Die Frage ist ob du paddeln willst oder eins mit Tretantrieb. Beim Tretantrieb müsstest du dich dann zwischen Mirage und Propeller entscheiden.


----------



## schmidti0007 (18. Mai 2016)

*AW: Kajak oder Belly*

Hallo rute Island 

Das mit den antrieb habe ich bisher noch nicht beachtet, aber danke für den Tipp. 

Und ja dann noch entscheiden zwischen propeller und mirage noch nie gehört 

LG Robert


----------



## Thomas9904 (18. Mai 2016)

*AW: Kajak oder Belly*



schmidti0007 schrieb:


> Und das es teuer ist wie ein Belly ist ja erstmal nebensächlich, es geht auch um Sicherheit , was man auch immer beachten sollte.


Da werf ich einfach mal zum überlegen ein kleines Schlauchi ein, mit nem E-Motor für Binnen oder 2,5 PS Aussenborder für Ostsee, wenn die Kohle nicht an erster Stelle steht.

Bei *GLEICHEM *Einsatzgebiet wie Belly oder Kayak mit Sicherheit trockener, bequemer, sicherer etc..

Man muss sich aber eben dann im Griff haben und nicht meinen, man hätte ein Kleinboot zum rausfahren -* es ist ein MINI-Boot als bequemere Bellyboat/Kayakalternative...*!!!!!

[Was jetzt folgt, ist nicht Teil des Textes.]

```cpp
class ShadeFn : public torch::autograd::Function<ShadeFn>
{
public:
  static variable_list forward(
    AutogradContext * ctx, Tensor enc, Tensor dirs, Tensor sample_img, Tensor w_h, Tensor b_h,
    Tensor w1, Tensor b1, Tensor w2, Tensor b2, Tensor app_emb)
  {
    TORCH_CHECK(enc.is_cuda() && enc.scalar_type() == torch::kFloat32 && enc.dim() == 2, "enc");
// ... 34 lines not shown

  static variable_list backward(AutogradContext * ctx, variable_list grad_output)
  {
    auto sv = ctx->get_saved_variables();
    Tensor &enc_cm = sv[0], &dirs = sv[1], &sample_img = sv[2], &w_h = sv[3], &b_h = sv[4],
           &w1 = sv[5], &b1 = sv[6], &w2 = sv[7], &b2 = sv[8], &emb = sv[9];
    const int C = (int)enc_cm.size(0);
    const int64_t n = enc_cm.size(1);
    auto opt = enc_cm.options();
    Tensor d_logit = grad_output[0].defined() ? f2n::dev_f32(grad_output[0], "d_logit")
                                              : torch::zeros({n}, opt);
    Tensor d_rgb = grad_output[1].defined() ? f2n::dev_f32(grad_output[1], "d_rgb")
                                            : torch::zeros({n, 3}, opt);
    Tensor d_enc_cm = torch::empty({(int64_t)C, n}, opt);
    const bool use_emb = emb.defined() && sample_img.defined();
    auto pad4 = [](int64_t v) { return (v + 3) / 4 * 4; };
    const int64_t sizes[7] = {w_h.numel(), b_h.numel(), w1.numel(), b1.numel(),
                              w2.numel(), b2.numel(), use_emb ? emb.numel() : 0};
    int64_t total = 0;
    for (int64_t v : sizes) total += pad4(v);
    Tensor gbuf = torch::zeros({total}, opt);
    int64_t off = 0;
    auto take = [&](const Tensor & like, int64_t numel) {
      Tensor v = gbuf.narrow(0, off, numel).view(like.sizes());
      off += pad4(numel);
      return v;
    };
    Tensor g_w_h = take(w_h, sizes[0]), g_b_h = take(b_h, sizes[1]), g_w1 = take(w1, sizes[2]),
           g_b1 = take(b1, sizes[3]), g_w2 = take(w2, sizes[4]), g_b2 = take(b2, sizes[5]);
    Tensor g_emb = use_emb ? take(emb, sizes[6]) : Tensor();
    {
    f2n::ScopedKernelTimer timer("shade_bwd", f2n::current_stream(enc_cm), (double)n);
    f2n::check(
      f2n_shade_bwd(
        enc_cm.data_ptr<float>(), C, dirs.data_ptr<float>(), use_emb ? f2n::iptr(sample_img) : nullptr,
        f2n::fptr(w_h), f2n::fptr(b_h), f2n::fptr(w1), f2n::fptr(b1), f2n::fptr(w2), f2n::fptr(b2),
        f2n::fptr(emb), f2n::fptr(d_logit), f2n::fptr(d_rgb), d_enc_cm.data_ptr<float>(),
        g_w_h.data_ptr<float>(), g_b_h.data_ptr<float>(), g_w1.data_ptr<float>(),
        g_b1.data_ptr<float>(), g_w2.data_ptr<float>(), g_b2.data_ptr<float>(),
        use_emb ? g_emb.data_ptr<float>() : nullptr, nullptr, n,
        f2n::current_stream(enc_cm)),
      "f2n_shade_bwd");
    }
    return {d_enc_cm.t(), Tensor(), Tensor(), g_w_h, g_b_h, g_w1, g_b1, g_w2, g_b2, g_emb};
  }
};

class ShadeRaysFn : public torch::autograd::Function<ShadeRaysFn>
{
public:
  static variable_list forward(
    AutogradContext * ctx, Tensor enc, Tensor dirs, Tensor ray_img, int64_t S, Tensor w_h,
    Tensor b_h, Tensor w1, Tensor b1, Tensor w2, Tensor b2, Tensor app_emb)
  {
    TORCH_CHECK(enc.is_cuda() && enc.scalar_type() == torch::kFloat32 && enc.dim() == 2, "enc");
    const int64_t n = enc.size(0);
    const int C = (int)enc.size(1);
    TORCH_CHECK(S > 0 && S % 64 == 0 && n % S == 0 && n < ((int64_t)1 << 28), "shade_rays: n = n_rays * S, S % 64 == 0");
    const int n_rays = (int)(n / S);
// ... 36 lines not shown

  static variable_list backward(AutogradContext * ctx, variable_list grad_output)
  {
    auto sv = ctx->get_saved_variables();
    Tensor &enc_cm = sv[0], &dirs = sv[1], &ray_img = sv[2], &w_h = sv[3], &b_h = sv[4],
           &w1 = sv[5], &b1 = sv[6], &w2 = sv[7], &b2 = sv[8], &emb = sv[9];
    const int C = (int)enc_cm.size(0);
    const int64_t n = enc_cm.size(1), S = ctx->saved_data["S"].toInt();
    auto opt = enc_cm.options();
    Tensor d_logit = grad_output[0].defined() ? f2n::dev_f32(grad_output[0], "d_logit")
                                              : torch::zeros({n}, opt);
    Tensor d_rgb = grad_output[1].defined() ? f2n::dev_f32(grad_output[1], "d_rgb")
                                            : torch::zeros({n, 3}, opt);
    Tensor d_enc_cm = torch::empty({(int64_t)C, n}, opt);
    const bool use_emb = emb.defined() && ray_img.defined();
    auto pad4 = [](int64_t v) { return (v + 3) / 4 * 4; };
    const int64_t sizes[7] = {w_h.numel(), b_h.numel(), w1.numel(), b1.numel(),
                              w2.numel(), b2.numel(), use_emb ? emb.numel() : 0};
    int64_t total = 0;
    for (int64_t v : sizes) total += pad4(v);
    Tensor gbuf = torch::zeros({total}, opt);
    int64_t off = 0;
    auto take = [&](const Tensor & like, int64_t numel) {
      Tensor v = gbuf.narrow(0, off, numel).view(like.sizes());
      off += pad4(numel);
      return v;
    };
    Tensor g_w_h = take(w_h, sizes[0]), g_b_h = take(b_h, sizes[1]), g_w1 = take(w1, sizes[2]),
           g_b1 = take(b1, sizes[3]), g_w2 = take(w2, sizes[4]), g_b2 = take(b2, sizes[5]);
    Tensor g_emb = use_emb ? take(emb, sizes[6]) : Tensor();
    {
    f2n::ScopedKernelTimer timer("shade_bwd", f2n::current_stream(enc_cm), (double)n);
    f2n::check(
      f2n_shade_bwd_rays(
        enc_cm.data_ptr<float>(), C, dirs.data_ptr<float>(), use_emb ? f2n::iptr(ray_img) : nullptr,
        f2n::fptr(w_h), f2n::fptr(b_h), f2n::fptr(w1), f2n::fptr(b1), f2n::fptr(w2), f2n::fptr(b2),
        f2n::fptr(emb), f2n::fptr(d_logit), f2n::fptr(d_rgb), d_enc_cm.data_ptr<float>(),
        g_w_h.data_ptr<float>(), g_b_h.data_ptr<float>(), g_w1.data_ptr<float>(),
        g_b1.data_ptr<float>(), g_w2.data_ptr<float>(), g_b2.data_ptr<float>(),
        use_emb ? g_emb.data_ptr<float>() : nullptr, (int)(n / S), (int)S,
        f2n::current_stream(enc_cm)),
      "f2n_shade_bwd_rays");
    }
    return {d_enc_cm.t(), Tensor(), Tensor(), Tensor(), g_w_h, g_b_h, g_w1, g_b1, g_w2, g_b2, g_emb};
  }
};


class TrainLossFn : public torch::autograd::Function<TrainLossFn>
{
public:
  static variable_list forward(
    AutogradContext * ctx, Tensor colors, Tensor gt, Tensor var, double var_weight)
  {
    colors = f2n::dev_f32(colors, "train_loss colors");
    gt = f2n::dev_f32(gt, "train_loss gt_colors");
    var = f2n::dev_f32(var, "train_loss var");
    const int64_t n_rays = colors.size(0);
    TORCH_CHECK(
// ... 105 lines not shown
bool f2n::shade_rays_applies(int64_t n, int64_t n_rays, int64_t S)
{
  return n_rays > 0 && S > 0 && S % 64 == 0 && n == n_rays * S && n < ((int64_t)1 << 28) &&
         f2n_get_option(F2N_OPT_SHADE_RAYS) == 0 && f2n_get_option(F2N_OPT_SHADE_FWD) == 0 &&
         f2n_get_option(F2N_OPT_SHADE_BWD) == 0;
}

f2n::CompositeOut f2n::composite(
  const Tensor & field_out, const Tensor & rgb, const Tensor & dt, const Tensor & t,
  const Tensor & idx_start_end, const Tensor & bg_color, bool bounds_tile_samples)
{
  auto out = CompositeFn::apply(field_out, rgb, dt, t, idx_start_end, bg_color, bounds_tile_samples);
  return {out[0], out[1], out[2]};
}

Tensor f2n::train_loss(
  const Tensor & colors, const Tensor & gt_colors, const Tensor & var, float var_loss_weight)
{
  return TrainLossFn::apply(colors, gt_colors, var, (double)var_loss_weight)[0];
}
```

### f2-nerf_amd/csrc/host/ragged_ops.hpp

```cpp
#pragma once

#include "common.hpp"

namespace torch::autograd
{

class TruncExp : public Function<TruncExp>
{
public:
  static variable_list forward(AutogradContext * ctx, Tensor input);
  static variable_list backward(AutogradContext * ctx, variable_list grad_output);
};

}

namespace FlexOps
{
torch::Tensor Sum(torch::Tensor val, torch::Tensor idx_start_end);
torch::Tensor AccumulateSum(torch::Tensor val, torch::Tensor idx_start_end, bool include_this);
}

namespace CustomOps
{
torch::Tensor WeightVar(torch::Tensor weights, torch::Tensor idx_start_end);
// ... 25 lines not shown
ShadeOut shade(
  const Tensor & enc, const Tensor & dirs, const Tensor & sample_img, const Tensor & w_h,
  const Tensor & b_h, const Tensor & w1, const Tensor & b1, const Tensor & w2, const Tensor & b2,
  const Tensor & app_emb);

ShadeOut shade_rays(
  const Tensor & enc, const Tensor & dirs, const Tensor & ray_img, int64_t S, const Tensor & w_h,
  const Tensor & b_h, const Tensor & w1, const Tensor & b1, const Tensor & w2, const Tensor & b2,
  const Tensor & app_emb);

bool shade_rays_applies(int64_t n, int64_t n_rays, int64_t S);

Tensor train_loss(
  const Tensor & colors, const Tensor & gt_colors, const Tensor & var, float var_loss_weight);

inline bool shade_supported(int64_t C) { return C == 8 || C == 16 || C == 32 || C == 64; }

}
```

### f2-nerf_amd/csrc/host/renderer.cpp

```cpp
#include "renderer.hpp"

#include "kernel_timer.hpp"

#include "ragged_ops.hpp"
#include "rays.hpp"

#include <c10/hip/HIPGuard.h>
#include <hip/hip_runtime_api.h>

using Tensor = torch::Tensor;

f2n::HostCount::~HostCount()
{
  if (event_) hipEventDestroy((hipEvent_t)event_);
  if (pinned_) hipHostFree(pinned_);
}

void f2n::HostCount::request(const torch::Tensor & device_int32, void * stream)
{
  TORCH_CHECK(
    device_int32.is_cuda() && device_int32.scalar_type() == torch::kInt32 && device_int32.numel() == 1,
    "HostCount: one int32 on the device");
  const int device = (int)device_int32.device().index();
  c10::hip::HIPGuard on_device(device);
// ... 46 lines not shown
class RayUnpermuteFn : public torch::autograd::Function<RayUnpermuteFn>
{
public:
  static torch::autograd::variable_list forward(
    torch::autograd::AutogradContext * ctx, Tensor colors, Tensor depths, Tensor weights,
    Tensor perm, Tensor inv, Tensor bounds_sorted, Tensor bounds_caller, int64_t S, bool rows)
  {
    colors = f2n::dev_f32(colors, "colors");
    depths = f2n::dev_f32(depths, "depths");
    weights = f2n::dev_f32(weights, "weights");
    const int n = (int)perm.size(0);
    void * s = f2n::current_stream(colors);
    Tensor c = torch::empty_like(colors), d = torch::empty_like(depths), w = torch::empty_like(weights);
    gather(colors, depths, weights, c, d, w, inv, bounds_sorted, bounds_caller, n, S, rows, s);
    ctx->save_for_backward({perm, bounds_sorted, bounds_caller});
    ctx->saved_data["S"] = S;
    ctx->saved_data["rows"] = rows;
    return {c, d, w};
  }

  static torch::autograd::variable_list backward(
    torch::autograd::AutogradContext * ctx, torch::autograd::variable_list g)
  {
    auto saved = ctx->get_saved_variables();
    const Tensor & perm = saved[0];
    const int n = (int)perm.size(0);
    const int64_t S = ctx->saved_data["S"].toInt();
    const bool rows = ctx->saved_data["rows"].toBool();
    Tensor gc = g[0].defined() ? f2n::dev_f32(g[0], "grad colors") : Tensor();
    Tensor gd = g[1].defined() ? f2n::dev_f32(g[1], "grad depths") : Tensor();
// ... 332 lines not shown
    bounds = bounds_from_counts(counts, stream).first;
  }
  auto out = RayUnpermuteFn::apply(
    r.colors, r.depths, r.weights, perm, inv, r.idx_start_end, bounds, S, rows);
  return {out[0], out[1], out[2], bounds};
}

RenderResult Renderer::render_dense(
  const Tensor & rays_o, const Tensor & rays_d, const Tensor & emb_idx, RunningMode mode,
  const Tensor & noise, const Tensor & bg_color, const Route & route)
{
  const int n_rays = (int)rays_o.size(0);
  const int S = pts_sampler_->options_.max_samples;
  void * stream = f2n::current_stream(rays_o);
  Hash3DAnchored & field = *scene_field_;
  SampleResultFlex all = pts_sampler_->get_samples(rays_o, rays_d, noise);
  const int64_t n_all = all.pts.size(0);
  Tensor contracted_all, enc_all_cm;
  {
    torch::NoGradGuard no_grad;
    enc_all_cm = field.encode(all.pts, S, &contracted_all).t();
    TORCH_CHECK(enc_all_cm.is_contiguous(), "encode() must return channel-major storage");
  }

  if (options_.deferred_check) {
    Tensor total = scan_survivors(all, enc_all_cm, n_rays).second;
    if (!deferred_bad_.defined()) deferred_bad_ = torch::zeros({1}, total.options());
    deferred_bad_.add_(total.ne(n_all).to(torch::kInt32));
    record_kept(n_all, n_all);
    return shade_and_composite(all, emb_idx, mode, bg_color, route, enc_all_cm, contracted_all);
  }

  const bool may_guess = options_.speculate_dense && last_kept_fraction_ >= 1.f && n_all > 0;
  const bool large = n_all >= options_.margin_min_samples;
  if (may_guess && large) {
    if (auto guess = shade_all_unless_near_threshold(
// ... 362 lines not shown
  Renderer & renderer, const Tensor & rays_o, const Tensor & rays_d, const Tensor & emb_idx,
  const Tensor & gt_colors, float var_loss_weight, const Tensor & noise, const Tensor & bg_color,
  bool run_backward)
{
  RenderResult res =
    renderer.render(rays_o, rays_d, emb_idx, RunningMode::TRAIN, noise, bg_color);
  Tensor var = CustomOps::WeightVar(res.weights, res.idx_start_end);
  if (var_loss_weight == 0.f) var = var.detach();
  Tensor stats = f2n::train_loss(res.colors, gt_colors, var, var_loss_weight);
  Tensor loss = stats[0];
  TrainStepResult out;
  out.loss = loss.detach();
  out.sq_err_sum = stats[3].detach();
  out.n_values = res.colors.numel();
  out.n_samples = renderer.last_n_samples_;
  if (run_backward && loss.requires_grad()) loss.backward();
  return out;
}
```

Und bei Größen so um 2,60 - 3,00 m im Normalfall auch noch alleine händelbar, wenngleich hier Belly klare Vorteile hat.


----------



## marioschreiber (18. Mai 2016)

*AW: Kajak oder Belly*



DER MÄCHTIGE schrieb:


> ...Ich halte ein kajak fur nicht so sinnvoll der setze dich mal eine Std auf den Fußboden ohne großartig zu bewegen ist schon ein wenig unbequem...



Nun, das ist wohl auch Modell abhängig !

Ich finde meins SEHR bequem !


----------



## A-tom-2 (18. Mai 2016)

*AW: Kajak oder Belly*

Hi Mario,


marioschreiber schrieb:


> ...Ich finde meins SEHR bequem !


da ist noch Luft nach oben - z.B. Armlehnen und was zum Füße hoch legen


----------



## dreampike (18. Mai 2016)

*AW: Kajak oder Belly*

Schaut nicht ungemütlich aus. Die rote Schlaufe ist wohl zum Auslösen des Schleudersitzes - falls doch mal ein Tarpon kommt?


----------



## marioschreiber (18. Mai 2016)

*AW: Kajak oder Belly*

Die rote Schlaufe entriegelt die Höhenverstellung und lässt den Sitz in die unterste Position fallen.
Bei Seegang ist tieferes Sitzen sinnvoll ! 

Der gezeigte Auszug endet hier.